_Work request_
From the entries below, say how many lines carry the word "loader", and give nothing but the number.

++++ Records for this exercise ++++

# fgvieira/ngsLD

Measured on AMD Instinct MI355X. Metric: SNP-pair EM-LD computations/sec @ n_ind=500, higher is better.
Workload: dtype f64

## Files before the change

### ngsld_amd/csrc/ld_pair_moments.hip

```cpp
#include <algorithm>

#include "ld_dispatch.h"

namespace ngsld {

namespace {
constexpr uint32_t kTR = 128, kTC = 64, kKc = 16;
constexpr uint32_t kSites = kTR + kTC;
constexpr uint32_t kLd = kSites + 16;
typedef double v4d __attribute__((ext_vector_type(4)));
typedef double v2d __attribute__((ext_vector_type(2)));
}

template <bool DOSE>
__global__ __launch_bounds__(512) void pair_ld_moments_kernel(MomentArgs A) {
  __shared__ double sE[kKc * kLd];
  __shared__ double sD[DOSE ? kKc * kLd : 1];
  __shared__ uint64_t s_ioff[kTR];
  __shared__ uint32_t s_end[kTR];
  __shared__ uint32_t s_cmax;
  const uint32_t t = threadIdx.x, lane = t & 63u;
  const uint32_t wave = (uint32_t)__builtin_amdgcn_readfirstlane((int)(t >> 6));
  const uint32_t rb = A.row0 + blockIdx.y * kTR;
  const uint64_t c0 = (uint64_t)rb + 1u + (uint64_t)blockIdx.x * kTC;
  if (t == 0) s_cmax = 0;
  __syncthreads();
  if (t < kTR) {
    const uint32_t row = rb + t;
    const bool in = row < A.row1;
    const uint32_t e = in ? A.row_end[row] : 0u;
    s_end[t] = e;
    s_ioff[t] = in ? A.item_off[row] : 0ull;
    atomicMax(&s_cmax, e);
  }
  __syncthreads();
  const uint32_t cmax = s_cmax;
  if (c0 >= cmax) return;

  const bool loader = t < 2 * kSites;
  const uint32_t sl = t < kSites ? t : (loader ? t - kSites : 0u), half = t < kSites ? 0u : 1u;
  uint64_t site = sl < kTR ? (uint64_t)rb + sl : c0 + (sl - kTR);
  if (site >= A.n_sites) site = A.n_sites - 1;
  const double m = A.maf[site];
  const bool flip = m > 0.5;
  const DoseWeights u = dose_weights(flip ? 1.0 - m : m);
  const double *pl = A.planes + site * A.site_stride + half * 8u;
  const double *p0 = pl + (flip ? 2u * A.np : 0u), *p1 = pl + A.np, *p2 = pl + (flip ? 0u : 2u * A.np);
  v2d q0[4], q1[4], q2[4];
  auto fetch = [&](uint32_t kc) {
#pragma unroll
    for (int i = 0; i < 4; ++i) {
      q0[i] = reinterpret_cast<const v2d *>(p0 + kc * kKc)[i];
      q1[i] = reinterpret_cast<const v2d *>(p1 + kc * kKc)[i];
      q2[i] = reinterpret_cast<const v2d *>(p2 + kc * kKc)[i];
    }
  };
  auto stage = [&](uint32_t kc) {
#pragma unroll
    for (int i = 0; i < 8; ++i) {
      const double a0 = q0[i >> 1][i & 1], a1 = q1[i >> 1][i & 1], a2 = q2[i >> 1][i & 1];
      const uint32_t k = half * 8u + (uint32_t)i;
      sE[k * kLd + sl] = fma(2.0, a2, a1);
      if (DOSE) {
        double den, num;
        dose_terms(u, a0, a1, a2, den, num);
        sD[k * kLd + sl] = kc * kKc + k < A.n_ind ? num / den : 0.0;
      }
    }
  };

  const uint32_t wr = wave & 3u, wc = wave >> 2;
  bool live[2][2];
#pragma unroll
  for (int ri = 0; ri < 2; ++ri)
#pragma unroll
    for (int cj = 0; cj < 2; ++cj) {
      const uint64_t r_lo = (uint64_t)rb + wr * 32u + ri * 16u, c_lo = c0 + wc * 32u + cj * 16u;
      live[ri][cj] = r_lo < A.row1 && c_lo + 15u > r_lo && c_lo < cmax;
    }
  v4d totE[2][2], totD[2][2];
#pragma unroll
  for (int ri = 0; ri < 2; ++ri)
#pragma unroll
    for (int cj = 0; cj < 2; ++cj) totE[ri][cj] = totD[ri][cj] = v4d{0.0, 0.0, 0.0, 0.0};
  const uint32_t oa = (lane >> 4) * kLd + wr * 32u + (lane & 15u);
  const uint32_t ob = (lane >> 4) * kLd + kTR + wc * 32u + (lane & 15u);

  const uint32_t nk = A.np / kKc;
  if (loader) fetch(0);
  for (uint32_t kc = 0; kc < nk; ++kc) {
    lds_barrier();
    if (loader) {
      stage(kc);
      if (kc + 1 < nk) fetch(kc + 1);
    }
    lds_barrier();
    v4d inE[2][2], inD[2][2];
#pragma unroll
    for (int ks = 0; ks < 4; ++ks) {
      double ae[2], be[2], ad[2], bd[2];
#pragma unroll
      for (int x = 0; x < 2; ++x) {
        ae[x] = sE[ks * 4 * kLd + oa + x * 16];
        be[x] = sE[ks * 4 * kLd + ob + x * 16];
        if (DOSE) {
          ad[x] = sD[ks * 4 * kLd + oa + x * 16];
          bd[x] = sD[ks * 4 * kLd + ob + x * 16];
        }
      }
#pragma unroll
      for (int ri = 0; ri < 2; ++ri)
#pragma unroll
        for (int cj = 0; cj < 2; ++cj) {
          if (!live[ri][cj]) continue;
          const v4d z = {0.0, 0.0, 0.0, 0.0};
          inE[ri][cj] = __builtin_amdgcn_mfma_f64_16x16x4f64(ae[ri], be[cj], ks == 0 ? z : inE[ri][cj], 0, 0, 0);
          if (DOSE) inD[ri][cj] = __builtin_amdgcn_mfma_f64_16x16x4f64(ad[ri], bd[cj], ks == 0 ? z : inD[ri][cj], 0, 0, 0);
        }
    }
#pragma unroll
    for (int ri = 0; ri < 2; ++ri)
#pragma unroll
      for (int cj = 0; cj < 2; ++cj) {
        if (!live[ri][cj]) continue;
        totE[ri][cj] += inE[ri][cj];
        if (DOSE) totD[ri][cj] += inD[ri][cj];
      }
  }

#pragma unroll
  for (int ri = 0; ri < 2; ++ri)
#pragma unroll
    for (int cj = 0; cj < 2; ++cj) {
      if (!live[ri][cj]) continue;
#pragma unroll
      for (int r = 0; r < 4; ++r) {
        const uint32_t lr = wr * 32u + ri * 16u + (lane >> 4) + 4u * r;
        const uint64_t s1 = (uint64_t)rb + lr, s2 = c0 + wc * 32u + cj * 16u + (lane & 15u);
        if (s1 >= A.row1 || s2 <= s1 || s2 >= s_end[lr]) continue;
        const uint64_t off = s2 - s1 - 1;
        const Item *it = A.items_all + s_ioff[lr] + (off >> 6);
        const uint64_t mask = it->mask, bit = 1ull << (off & 63u);
        if (!(mask & bit)) continue;
        const uint64_t idx = it->first_record + (uint64_t)__popcll(mask & (bit - 1)) - A.rec0;
        reinterpret_cast<v2d *>(A.out)[idx] = v2d{totE[ri][cj][r], DOSE ? totD[ri][cj][r] : 0.0};
      }
    }
}

hipError_t launch_pair_moments(const MomentArgs &a, const uint32_t *h_row_end, hipStream_t stream) {
  if (a.row1 <= a.row0) return hipSuccess;
  uint64_t most = 0;
  for (uint32_t rb = a.row0; rb < a.row1; rb += kTR) {
    uint32_t end = 0;
    for (uint32_t r = rb; r < a.row1 && r < rb + kTR; ++r) end = std::max(end, h_row_end[r]);
    if (end > rb + 1) most = std::max<uint64_t>(most, ((uint64_t)end - rb - 1 + kTC - 1) / kTC);
  }
  if (most == 0) return hipSuccess;
  if (most > (1ull << 22)) return hipErrorInvalidValue;
  const uint64_t blocks_y = std::min<uint64_t>(65535, std::max<uint64_t>(1, (1ull << 22) / most));
  for (uint64_t r0 = a.row0; r0 < a.row1; r0 += blocks_y * kTR) {
    MomentArgs b = a;
    b.row0 = (uint32_t)r0;
    const uint64_t by = std::min<uint64_t>(blocks_y, ((uint64_t)a.row1 - r0 + kTR - 1) / kTR);
    const dim3 grid((unsigned)most, (unsigned)by), block(512);
    if (a.dose)
      hipLaunchKernelGGL((pair_ld_moments_kernel<true>), grid, block, 0, stream, b);
    else
      hipLaunchKernelGGL((pair_ld_moments_kernel<false>), grid, block, 0, stream, b);
    const hipError_t e = hipGetLastError();
    if (e != hipSuccess) return e;
  }
  return hipSuccess;
}

}
```

Before: 217.3 million.

## Double-buffer LDS tiles and interleave staging with MFMA via sched groups

Splits the shared-memory tiles into two buffers so the next k-chunk is staged while the current chunk's MFMA products run, dropping one barrier per iteration. The loading work is redistributed across all 512 threads (three sites per thread, two k values each), and a rotated row padding is added to avoid LDS bank conflicts. A fully-live fast path removes per-tile predicates and uses sched_group_barrier to interleave MFMA with VALU staging work. In exchange it doubles LDS usage, which may reduce occupancy, and it adds scheduling complexity.

```diff
diff --git a/ngsld_amd/csrc/ld_pair_moments.hip b/ngsld_amd/csrc/ld_pair_moments.hip
--- a/ngsld_amd/csrc/ld_pair_moments.hip
+++ b/ngsld_amd/csrc/ld_pair_moments.hip
@@ -1,4 +1,5 @@
 #include <algorithm>
+#include <type_traits>
 
 #include "ld_dispatch.h"
 
@@ -7,15 +8,17 @@
 namespace {
 constexpr uint32_t kTR = 128, kTC = 64, kKc = 16;
 constexpr uint32_t kSites = kTR + kTC;
-constexpr uint32_t kLd = kSites + 16;
+constexpr uint32_t kRot = 4, kLd = kSites + kRot * (kKc / 2 - 1) + 20;
+static_assert(kLd % 32 == 16, "moments pass: rows k and k + 1 in opposite halves of the LDS banks");
+constexpr uint32_t kBuf = kKc * kLd;
 typedef double v4d __attribute__((ext_vector_type(4)));
 typedef double v2d __attribute__((ext_vector_type(2)));
 }
 
 template <bool DOSE>
 __global__ __launch_bounds__(512) void pair_ld_moments_kernel(MomentArgs A) {
-  __shared__ double sE[kKc * kLd];
-  __shared__ double sD[DOSE ? kKc * kLd : 1];
+  __shared__ double sE[2 * kBuf];
+  __shared__ double sD[DOSE ? 2 * kBuf : 1];
   __shared__ uint64_t s_ioff[kTR];
   __shared__ uint32_t s_end[kTR];
   __shared__ uint32_t s_cmax;
@@ -37,34 +40,49 @@
   const uint32_t cmax = s_cmax;
   if (c0 >= cmax) return;
 
-  const bool loader = t < 2 * kSites;
-  const uint32_t sl = t < kSites ? t : (loader ? t - kSites : 0u), half = t < kSites ? 0u : 1u;
-  uint64_t site = sl < kTR ? (uint64_t)rb + sl : c0 + (sl - kTR);
-  if (site >= A.n_sites) site = A.n_sites - 1;
-  const double m = A.maf[site];
-  const bool flip = m > 0.5;
-  const DoseWeights u = dose_weights(flip ? 1.0 - m : m);
-  const double *pl = A.planes + site * A.site_stride + half * 8u;
-  const double *p0 = pl + (flip ? 2u * A.np : 0u), *p1 = pl + A.np, *p2 = pl + (flip ? 0u : 2u * A.np);
-  v2d q0[4], q1[4], q2[4];
+  const uint32_t k0 = 2u * (lane & 7u), sl0 = 8u * wave + (lane >> 3);
+  const double *pl[3];
+  double mq[3];
+  uint32_t off0[3];
+#pragma unroll
+  for (int s = 0; s < 3; ++s) {
+    uint64_t site = s < 2 ? (uint64_t)rb + 64u * s + sl0 : c0 + sl0;
+    if (site >= A.n_sites) site = A.n_sites - 1;
+    const double m = A.maf[site];
+    const bool flip = m > 0.5;
+    mq[s] = flip ? 1.0 - m : m;
+    pl[s] = A.planes + site * A.site_stride + k0;
+    off0[s] = flip ? 2u * A.np : 0u;
+  }
+  v2d q0[3], q1[3], q2[3];
   auto fetch = [&](uint32_t kc) {
 #pragma unroll
-    for (int i = 0; i < 4; ++i) {
-      q0[i] = reinterpret_cast<const v2d *>(p0 + kc * kKc)[i];
-      q1[i] = reinterpret_cast<const v2d *>(p1 + kc * kKc)[i];
-      q2[i] = reinterpret_cast<const v2d *>(p2 + kc * kKc)[i];
+    for (int s = 0; s < 3; ++s) {
+      uint32_t o = off0[s];
+      asm volatile("" : "+v"(o));
+      const double *p = pl[s] + kc * kKc;
+      q0[s] = *reinterpret_cast<const v2d *>(p + o);
+      q1[s] = *reinterpret_cast<const v2d *>(p + A.np);
+      q2[s] = *reinterpret_cast<const v2d *>(p + (2u * A.np - o));
     }
   };
   auto stage = [&](uint32_t kc) {
-#pragma unroll
-    for (int i = 0; i < 8; ++i) {
-      const double a0 = q0[i >> 1][i & 1], a1 = q1[i >> 1][i & 1], a2 = q2[i >> 1][i & 1];
-      const uint32_t k = half * 8u + (uint32_t)i;
-      sE[k * kLd + sl] = fma(2.0, a2, a1);
-      if (DOSE) {
-        double den, num;
-        dose_terms(u, a0, a1, a2, den, num);
-        sD[k * kLd + sl] = kc * kKc + k < A.n_ind ? num / den : 0.0;
+    double *bE = sE + (kc & 1u) * kBuf, *bD = sD + (DOSE ? (kc & 1u) * kBuf : 0u);
+#pragma unroll
+    for (int s = 0; s < 3; ++s) {
+      double m = mq[s];
+      asm volatile("" : "+v"(m));
+      const DoseWeights u = dose_weights(m);
+#pragma unroll
+      for (int h = 0; h < 2; ++h) {
+        const double a0 = q0[s][h], a1 = q1[s][h], a2 = q2[s][h];
+        const uint32_t k = k0 + (uint32_t)h, at = k * kLd + kRot * (k0 >> 1) + 64u * s + sl0;
+        bE[at] = fma(2.0, a2, a1);
+        if (DOSE) {
+          double den, num;
+          dose_terms(u, a0, a1, a2, den, num);
+          bD[at] = kc * kKc + k < A.n_ind ? num / den : 0.0;
+        }
       }
     }
   };
@@ -78,41 +96,38 @@
       const uint64_t r_lo = (uint64_t)rb + wr * 32u + ri * 16u, c_lo = c0 + wc * 32u + cj * 16u;
       live[ri][cj] = r_lo < A.row1 && c_lo + 15u > r_lo && c_lo < cmax;
     }
+  const bool all_live = live[0][0] && live[0][1] && live[1][0] && live[1][1];
   v4d totE[2][2], totD[2][2];
 #pragma unroll
   for (int ri = 0; ri < 2; ++ri)
 #pragma unroll
     for (int cj = 0; cj < 2; ++cj) totE[ri][cj] = totD[ri][cj] = v4d{0.0, 0.0, 0.0, 0.0};
-  const uint32_t oa = (lane >> 4) * kLd + wr * 32u + (lane & 15u);
-  const uint32_t ob = (lane >> 4) * kLd + kTR + wc * 32u + (lane & 15u);
-
-  const uint32_t nk = A.np / kKc;
-  if (loader) fetch(0);
-  for (uint32_t kc = 0; kc < nk; ++kc) {
-    lds_barrier();
-    if (loader) {
-      stage(kc);
-      if (kc + 1 < nk) fetch(kc + 1);
-    }
-    lds_barrier();
+  const uint32_t ok = (lane >> 4) * kLd + kRot * (lane >> 5);
+  const uint32_t oa = ok + wr * 32u + (lane & 15u);
+  const uint32_t ob = ok + kTR + wc * 32u + (lane & 15u);
+  constexpr uint32_t kStep = 4 * kLd + 2 * kRot;
+
+  auto products = [&](uint32_t kc, auto all) {
+    constexpr bool ALL = decltype(all)::value;
+    const double *bE = sE + (kc & 1u) * kBuf, *bD = sD + (DOSE ? (kc & 1u) * kBuf : 0u);
     v4d inE[2][2], inD[2][2];
 #pragma unroll
     for (int ks = 0; ks < 4; ++ks) {
       double ae[2], be[2], ad[2], bd[2];
 #pragma unroll
       for (int x = 0; x < 2; ++x) {
-        ae[x] = sE[ks * 4 * kLd + oa + x * 16];
-        be[x] = sE[ks * 4 * kLd + ob + x * 16];
+        ae[x] = bE[ks * kStep + oa + x * 16];
+        be[x] = bE[ks * kStep + ob + x * 16];
         if (DOSE) {
-          ad[x] = sD[ks * 4 * kLd + oa + x * 16];
-          bd[x] = sD[ks * 4 * kLd + ob + x * 16];
+          ad[x] = bD[ks * kStep + oa + x * 16];
+          bd[x] = bD[ks * kStep + ob + x * 16];
         }
       }
 #pragma unroll
       for (int ri = 0; ri < 2; ++ri)
 #pragma unroll
         for (int cj = 0; cj < 2; ++cj) {
-          if (!live[ri][cj]) continue;
+          if (!ALL && !live[ri][cj]) continue;
           const v4d z = {0.0, 0.0, 0.0, 0.0};
           inE[ri][cj] = __builtin_amdgcn_mfma_f64_16x16x4f64(ae[ri], be[cj], ks == 0 ? z : inE[ri][cj], 0, 0, 0);
           if (DOSE) inD[ri][cj] = __builtin_amdgcn_mfma_f64_16x16x4f64(ad[ri], bd[cj], ks == 0 ? z : inD[ri][cj], 0, 0, 0);
@@ -122,11 +137,39 @@
     for (int ri = 0; ri < 2; ++ri)
 #pragma unroll
       for (int cj = 0; cj < 2; ++cj) {
-        if (!live[ri][cj]) continue;
+        if (!ALL && !live[ri][cj]) continue;
         totE[ri][cj] += inE[ri][cj];
         if (DOSE) totD[ri][cj] += inD[ri][cj];
       }
-  }
+  };
+
+  constexpr int kMfma = DOSE ? 32 : 16, kValuPer = DOSE ? 5 : 2;
+  const uint32_t nk = A.np / kKc;
+  fetch(0);
+  stage(0);
+  if (nk > 1) fetch(1);
+  lds_barrier();
+  for (uint32_t kc = 0; kc + 1 < nk; ++kc) {
+    if (all_live) {
+      products(kc, std::true_type{});
+      stage(kc + 1);
+      fetch(std::min(kc + 2, nk - 1));
+#pragma unroll
+      for (int i = 0; i < kMfma; ++i) {
+        __builtin_amdgcn_sched_group_barrier(0x008, 1, 0);
+        __builtin_amdgcn_sched_group_barrier(0x002, kValuPer, 0);
+      }
+    } else {
+      products(kc, std::false_type{});
+      stage(kc + 1);
+      fetch(std::min(kc + 2, nk - 1));
+    }
+    lds_barrier();
+  }
+  if (all_live)
+    products(nk - 1, std::true_type{});
+  else
+    products(nk - 1, std::false_type{});
 
 #pragma unroll
   for (int ri = 0; ri < 2; ++ri)
```

Result: no change. 218.3 million (median of 6 runs) (+0.5%).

++++

_Written solution_
8